**DATA**:
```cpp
template <bool RAGGED>
__global__ __launch_bounds__(kThreads) void perm_ladder_kernel(const PermCtx X, const PermSeg S, const PermSparse Q, uint64_t *sigma) {
    extern __shared__ uint4 perm_ladder_pad[];
    __shared__ uint32_t s_off[RAGGED ? kPermRaggedWindow : 1];
    static_assert(!RAGGED || kPermLadderRows / 9 + 3 <= kPermRaggedWindow, "a piece's items fit the window of prefix sums");
    const uint32_t lane = threadIdx.x & 63, kind = S.wire_kind;
    uint32_t n = S.wire_n;
    if (X.padded_n == 1) perm_ladder_pad[threadIdx.x] = make_uint4(0, 0, 0, 0);
    const uint64_t first = S.gate_base & ~1ull, total = S.gate_end - first;
    const bool wide = (reinterpret_cast<uintptr_t>(sigma) & 15) == 0 && !(X.padded_n & 1);
    const uint32_t recip = (uint32_t)(((1ull << 32) + S.L - 1) / S.L);
    const bool pow2 = (X.padded_n & (X.padded_n - 1)) == 0;
    const uint32_t sh = 63u - (uint32_t)__clzll((long long)X.padded_n);
    auto enc = [&](uint64_t gate, uint32_t wire) { return pow2 ? ((uint64_t)wire << sh) + gate : perm_encode(gate, wire, X.padded_n); };
    auto zero_wires = [&](uint64_t g, uint32_t j) {
        uint32_t z = 0;
        for (uint32_t m = ladder_foreign_wires(kind, n, j); m; m &= m - 1) {
            const uint32_t w = (uint32_t)__ffs((int)m) - 1;
            if (X.C.w[w][g] == X.zero_var) z |= 1u << w;
        }
        return z;
    };
    for (uint64_t base = (uint64_t)blockIdx.x * kPermLadderRows; base < total; base += (uint64_t)gridDim.x * kPermLadderRows) {
        const uint64_t g_first = first + base, rel = g_first < S.gate_base ? 0 : g_first - S.gate_base;
        uint64_t item0, rows0 = 0;
        if constexpr (RAGGED) {
            item0 = S.piece_item[base / kPermLadderRows];
            rows0 = S.row_off[item0];
            __syncthreads();
            if (threadIdx.x < kPermRaggedWindow) {
                const uint64_t i = item0 + threadIdx.x < S.items ? item0 + threadIdx.x : S.items;
                s_off[threadIdx.x] = (uint32_t)(S.row_off[i] - rows0);
            }
            __syncthreads();
        } else {
            item0 = rel / S.L;
            rows0 = item0 * S.L;
        }
        const uint32_t j0 = (uint32_t)(rel - rows0), skip = (uint32_t)(g_first < S.gate_base ? S.gate_base - g_first : 0);
        for (uint32_t t = 2 * threadIdx.x; t < kPermLadderRows; t += 2 * kThreads) {
            uint64_t out[4][2], fitem[2] = {0, 0};
            uint32_t foreign[2] = {0, 0}, fslots[2] = {0, 0}, fj[2] = {0, 0};
            bool live[2];
#pragma unroll
            for (uint32_t h = 0; h < 2; h++) {
                const uint64_t g = g_first + t + h;
                live[h] = g >= S.gate_base && g < S.gate_end;
                const uint32_t tt = t + h - skip;
                uint32_t q, j;
                uint64_t g_item;
#pragma unroll
                for (uint32_t w = 0; w < 4; w++) out[w][h] = 0;
                if constexpr (RAGGED) {
                    if (!live[h]) continue;
                    const uint32_t x = j0 + tt;
                    uint32_t lo = 0;
#pragma unroll
                    for (uint32_t step = kPermRaggedWindow / 2; step; step >>= 1)
                        if (s_off[lo + step] <= x) lo += step;
                    q = lo;
                    j = x - s_off[lo];
                    n = (s_off[lo + 1] - s_off[lo] - 5) >> 1;
                    g_item = S.gate_base + rows0 + s_off[lo];
                } else {
                    q = __umulhi(j0 + tt, recip);
                    j = (j0 + tt) - q * S.L;
                    g_item = S.gate_base + (item0 + q) * S.L;
                }
                if (!live[h]) continue;
                uint32_t j2[3], w2[3];
                const uint32_t fw = ladder_row(kind, n, j, j2, w2, S.tail), zw = fw ? zero_wires(g, j) : 0u;
                foreign[h] = fw & ~zw;
                fslots[h] = fw;
                fitem[h] = item0 + q;
                fj[h] = j;
#pragma unroll
                for (uint32_t w = 0; w < 3; w++) {
                    if (fw >> w & 1) {
                        const uint32_t later = (zw | 8u) & ~((2u << w) - 1);
                        out[w][h] = enc(g, (uint32_t)__ffs((int)later) - 1);
                    } else {
                        out[w][h] = enc(g_item + j2[w], w2[w]);
                    }
                }
                if (g + 1 < S.gate_end) {
                    const uint32_t jn = j + 1 == S.L ? 0 : j + 1;
                    const uint32_t zn = ladder_foreign_wires(kind, n, jn) ? zero_wires(g + 1, jn) : 0u;
                    out[3][h] = enc(g + 1, (uint32_t)__ffs((int)(zn | 8u)) - 1);
                } else {
                    out[3][h] = perm_next_zero_from(X, S.gate_end);
                }
            }
            const uint64_t g = g_first + t;
#pragma unroll
            for (uint32_t w = 0; w < 4; w++) {
                const bool skip0 = !live[0] || (foreign[0] >> w & 1), skip1 = !live[1] || (foreign[1] >> w & 1);
                uint64_t *dst = sigma + enc(g, w);
                if (wide && !skip0 && !skip1)
                    store16(reinterpret_cast<uint4 *>(dst), make_uint4((uint32_t)out[w][0], (uint32_t)(out[w][0] >> 32), (uint32_t)out[w][1],
                                                                      (uint32_t)(out[w][1] >> 32)));
                else {
                    if (!skip0) dst[0] = out[w][0];
                    if (!skip1) dst[1] = out[w][1];
                }
            }
            if (fslots[0] | fslots[1]) {
                const uint32_t F = ladder_foreign_per_item(kind);
#pragma unroll
                for (uint32_t h = 0; h < 2; h++)
                    for (uint32_t m = fslots[h]; m; m &= m - 1) {
                        const uint32_t w = (uint32_t)__ffs((int)m) - 1;
                        const uint64_t at = S.sparse_base + fitem[h] * F + ladder_foreign_rank(kind, fj[h], w);
                        if (foreign[h] >> w & 1) perm_sparse_put(X, Q, at, X.C.w[w][g + h], g + h, w);
                        else {
                            if (at < Q.cap) Q.keys[at] = X.hole_key;
                            atomicAdd(Q.count + 1, 1ull);
                        }
                    }
            }
        }
    }
}

constexpr uint8_t kTmplForeign = 0xF0, kTmplZero = 0xFE, kTmplNone = 0xFF;
constexpr uint32_t kTmplRows = 10;
struct SegTemplate {
    uint8_t L[2], V[2];
    uint8_t wire[2][kTmplRows][3];
};
#define PG_T3(a, b, c) {a, b, c}
#define PG_TF0 0xF0
#define PG_TF1 0xF1
#define PG_TF2 0xF2
#define PG_TZ 0xFE
#define PG_TX PG_T3(0xFF, 0xFF, 0xFF)
constexpr SegTemplate kSegTemplates[WIRES_KINDS - WIRES_MIX] = {
    {{10, 8}, {15, 13},
     {{PG_T3(0, 5, PG_TZ), PG_T3(7, 7, 7), PG_T3(0, 6, 7), PG_T3(8, 8, 8), PG_T3(1, 2, 9), PG_T3(8, 2, 10), PG_T3(9, 10, 11), PG_T3(3, 4, 12),
       PG_T3(13, 12, 14), PG_T3(14, 12, 12)},
      {PG_T3(0, 5, PG_TZ), PG_T3(6, 6, 6), PG_T3(1, 2, 7), PG_T3(6, 2, 8), PG_T3(7, 8, 9), PG_T3(3, 4, 10), PG_T3(11, 10, 12), PG_T3(12, 10, 10),
       PG_TX, PG_TX}}},
    {{1, 0}, {1, 0}, {{PG_T3(PG_TF0, PG_TF1, 0), PG_TX, PG_TX, PG_TX, PG_TX, PG_TX, PG_TX, PG_TX, PG_TX, PG_TX}, {PG_TX, PG_TX, PG_TX, PG_TX, PG_TX, PG_TX, PG_TX, PG_TX, PG_TX, PG_TX}}},
    {{4, 0}, {4, 0}, {{PG_T3(0, 0, 0), PG_T3(PG_TF0, PG_TF1, 1), PG_T3(0, PG_TF1, 2), PG_T3(1, 2, 3), PG_TX, PG_TX, PG_TX, PG_TX, PG_TX, PG_TX}, {PG_TX, PG_TX, PG_TX, PG_TX, PG_TX, PG_TX, PG_TX, PG_TX, PG_TX, PG_TX}}},
    {{3, 0}, {3, 0}, {{PG_T3(PG_TF0, PG_TF1, 0), PG_T3(1, 0, 2), PG_T3(2, 0, 0), PG_TX, PG_TX, PG_TX, PG_TX, PG_TX, PG_TX, PG_TX}, {PG_TX, PG_TX, PG_TX, PG_TX, PG_TX, PG_TX, PG_TX, PG_TX, PG_TX, PG_TX}}},
    {{3, 1}, {3, 1}, {{PG_T3(PG_TF0, 0, PG_TZ), PG_T3(2, 2, 2), PG_T3(PG_TF0, 1, 2), PG_TX, PG_TX, PG_TX, PG_TX, PG_TX, PG_TX, PG_TX}, {PG_T3(PG_TF0, 0, PG_TZ), PG_TX, PG_TX, PG_TX, PG_TX, PG_TX, PG_TX, PG_TX, PG_TX, PG_TX}}},
    {{1, 0}, {1, 0}, {{PG_T3(PG_TF0, PG_TF1, 0), PG_TX, PG_TX, PG_TX, PG_TX, PG_TX, PG_TX, PG_TX, PG_TX, PG_TX}, {PG_TX, PG_TX, PG_TX, PG_TX, PG_TX, PG_TX, PG_TX, PG_TX, PG_TX, PG_TX}}},
    {{1, 0}, {0, 0}, {{PG_T3(PG_TF0, PG_TF1, PG_TF2), PG_TX, PG_TX, PG_TX, PG_TX, PG_TX, PG_TX, PG_TX, PG_TX, PG_TX}, {PG_TX, PG_TX, PG_TX, PG_TX, PG_TX, PG_TX, PG_TX, PG_TX, PG_TX, PG_TX}}},
};
#undef PG_T3
#undef PG_TF0
#undef PG_TF1
#undef PG_TF2
#undef PG_TZ
#undef PG_TX
__host__ __device__ inline uint32_t template_foreign_per_item(uint32_t kind) {
    return kind == WIRES_SELECT_ZERO || kind == WIRES_MAYBE_EQUAL || kind == WIRES_IS_NON_ZERO || kind == WIRES_GATE_OUT ? 2u
           : kind == WIRES_SELECT_ONE || kind == WIRES_GATE_ROWS ? 3u : 0u;
}
__host__ __device__ inline bool is_template_kind(uint32_t kind) { return kind >= WIRES_MIX && kind < WIRES_KINDS; }

struct TemplateRows {
    uint64_t row[2][kTmplRows];
    uint8_t L[2], V[2], F[2];
    uint8_t Fmax, pad;
};
inline TemplateRows template_rows(uint32_t kind) {
    const SegTemplate &T = kSegTemplates[kind - WIRES_MIX];
    TemplateRows R{};
    for (uint32_t sh = 0; sh < 2; sh++) {
        R.L[sh] = T.L[sh];
        R.V[sh] = T.V[sh];
        uint32_t foreign = 0;
        const uint32_t n = (uint32_t)T.L[sh] * 3;
        for (uint32_t p = 0; p < n; p++) {
            const uint8_t code = T.wire[sh][p / 3][p % 3];
            uint64_t b = 0;
            if (code < kTmplForeign) {
                uint32_t first = 0xff, next = 0xff;
                for (uint32_t q = 0; q < n; q++)
                    if (T.wire[sh][q / 3][q % 3] == code) {
                        if (first == 0xff) first = q;
                        if (q > p && next == 0xff) next = q;
                    }
                const uint32_t z = next != 0xff ? next : first;
                b = 1u | (uint64_t)code << 2 | (uint64_t)(4 * (z / 3) + z % 3) << 6;
            } else if (code < kTmplZero) {
                b = 2u | (uint64_t)foreign++ << 12;
            } else if (code == kTmplZero) {
                b = 3u;
            }
            R.row[sh][p / 3] |= b << (16 * (p % 3));
        }
        R.F[sh] = (uint8_t)foreign;
    }
    R.Fmax = (uint8_t)template_foreign_per_item(kind);
    return R;
}

constexpr uint32_t kTmplWindow = 1024;
template <bool RAGGED>
__global__ __launch_bounds__(kThreads) void perm_template_kernel(const PermCtx X, const PermSeg S, const TemplateRows T, const PermSparse Q,
                                                                uint64_t *sigma) {
    extern __shared__ uint4 perm_template_pad[];
    __shared__ uint64_t s_row[2][kTmplRows];
    __shared__ uint32_t s_off[RAGGED ? kTmplWindow : 1];
    static_assert(kPermLadderRows + 3 <= kTmplWindow, "a piece's items fit the window of prefix sums");
    if (X.padded_n == 1) perm_template_pad[threadIdx.x] = make_uint4(0, 0, 0, 0);
    const uint32_t Lf = T.L[0], Ls = T.L[1], Fmax = T.Fmax, Ff = T.F[0], Fs = T.F[1];
    if (threadIdx.x < 2 * kTmplRows) s_row[threadIdx.x / kTmplRows][threadIdx.x % kTmplRows] = T.row[threadIdx.x / kTmplRows][threadIdx.x % kTmplRows];
    __syncthreads();
    const uint64_t first = S.gate_base & ~1ull, total = S.gate_end - first;
    const bool wide = (reinterpret_cast<uintptr_t>(sigma) & 15) == 0 && !(X.padded_n & 1);
    const uint32_t recip = (uint32_t)(((1ull << 32) + Lf - 1) / Lf);
    const bool pow2 = (X.padded_n & (X.padded_n - 1)) == 0;
    const uint32_t sh_bits = 63u - (uint32_t)__clzll((long long)X.padded_n);
    auto enc = [&](uint64_t gate, uint32_t wire) { return pow2 ? ((uint64_t)wire << sh_bits) + gate : perm_encode(gate, wire, X.padded_n); };
    for (uint64_t base = (uint64_t)blockIdx.x * kPermLadderRows; base < total; base += (uint64_t)gridDim.x * kPermLadderRows) {
        const uint64_t g_first = first + base, rel = g_first < S.gate_base ? 0 : g_first - S.gate_base;
        uint64_t item0, rows0;
        if constexpr (RAGGED) {
            item0 = S.piece_item[base / kPermLadderRows];
            rows0 = S.row_off[item0];
            __syncthreads();
            for (uint32_t e = threadIdx.x; e < kTmplWindow; e += kThreads) {
                const uint64_t i = item0 + e < S.items ? item0 + e : S.items;
                s_off[e] = (uint32_t)(S.row_off[i] - rows0);
            }
            __syncthreads();
        } else {
            item0 = rel / Lf;
            rows0 = item0 * Lf;
        }
        const uint32_t j0 = (uint32_t)(rel - rows0), skip = (uint32_t)(g_first < S.gate_base ? S.gate_base - g_first : 0);
        struct Row { uint32_t item, j, sh, rows; uint64_t g_item, word; };
        auto locate = [&](uint32_t x, Row &R) {
            if constexpr (RAGGED) {
                uint32_t lo = 0;
#pragma unroll
                for (uint32_t step = kTmplWindow / 2; step; step >>= 1)
                    if (s_off[lo + step] <= x) lo += step;
                R.item = lo;
                R.j = x - s_off[lo];
                R.rows = s_off[lo + 1] - s_off[lo];
                R.sh = R.rows == Lf ? 0u : 1u;
                R.g_item = S.gate_base + rows0 + s_off[lo];
            } else {
                R.item = Lf == 1 ? x : __umulhi(x, recip);
                R.j = x - R.item * Lf;
                R.sh = 0;
                R.rows = Lf;
                R.g_item = S.gate_base + rows0 + (uint64_t)R.item * Lf;
            }
            R.word = s_row[R.sh][R.j];
        };
        auto step = [&](Row &R) {
            if (R.j + 1 < R.rows) R.j++;
            else {
                R.g_item += R.rows;
                R.item++;
                R.j = 0;
                if constexpr (RAGGED) {
                    R.rows = s_off[R.item + 1] - s_off[R.item];
                    R.sh = R.rows == Lf ? 0u : 1u;
                }
            }
            R.word = s_row[R.sh][R.j];
        };
        auto zero_mask = [&](uint64_t g, uint64_t word) {
            uint32_t z = 0;
#pragma unroll
            for (uint32_t w = 0; w < 3; w++) {
                const uint32_t type = (uint32_t)(word >> (16 * w)) & 3u;
                if (type == 3u) z |= 1u << w;
                else if (type == 2u && X.C.w[w][g] == X.zero_var) z |= 1u << w;
            }
            return z;
        };
        for (uint32_t t = 2 * threadIdx.x; t < kPermLadderRows; t += 2 * kThreads) {
            uint64_t out[4][2];
            uint32_t keep[2] = {0, 0};
            bool live[3];
            Row R[3];
// ... 162 lines not shown
```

**EXERCISE BRIEF**: Look for the string "kTmplZero" in the listing above and copy every line holding it.

**TASK RESULT**:
constexpr uint8_t kTmplForeign = 0xF0, kTmplZero = 0xFE, kTmplNone = 0xFF;
            } else if (code < kTmplZero) {
            } else if (code == kTmplZero) {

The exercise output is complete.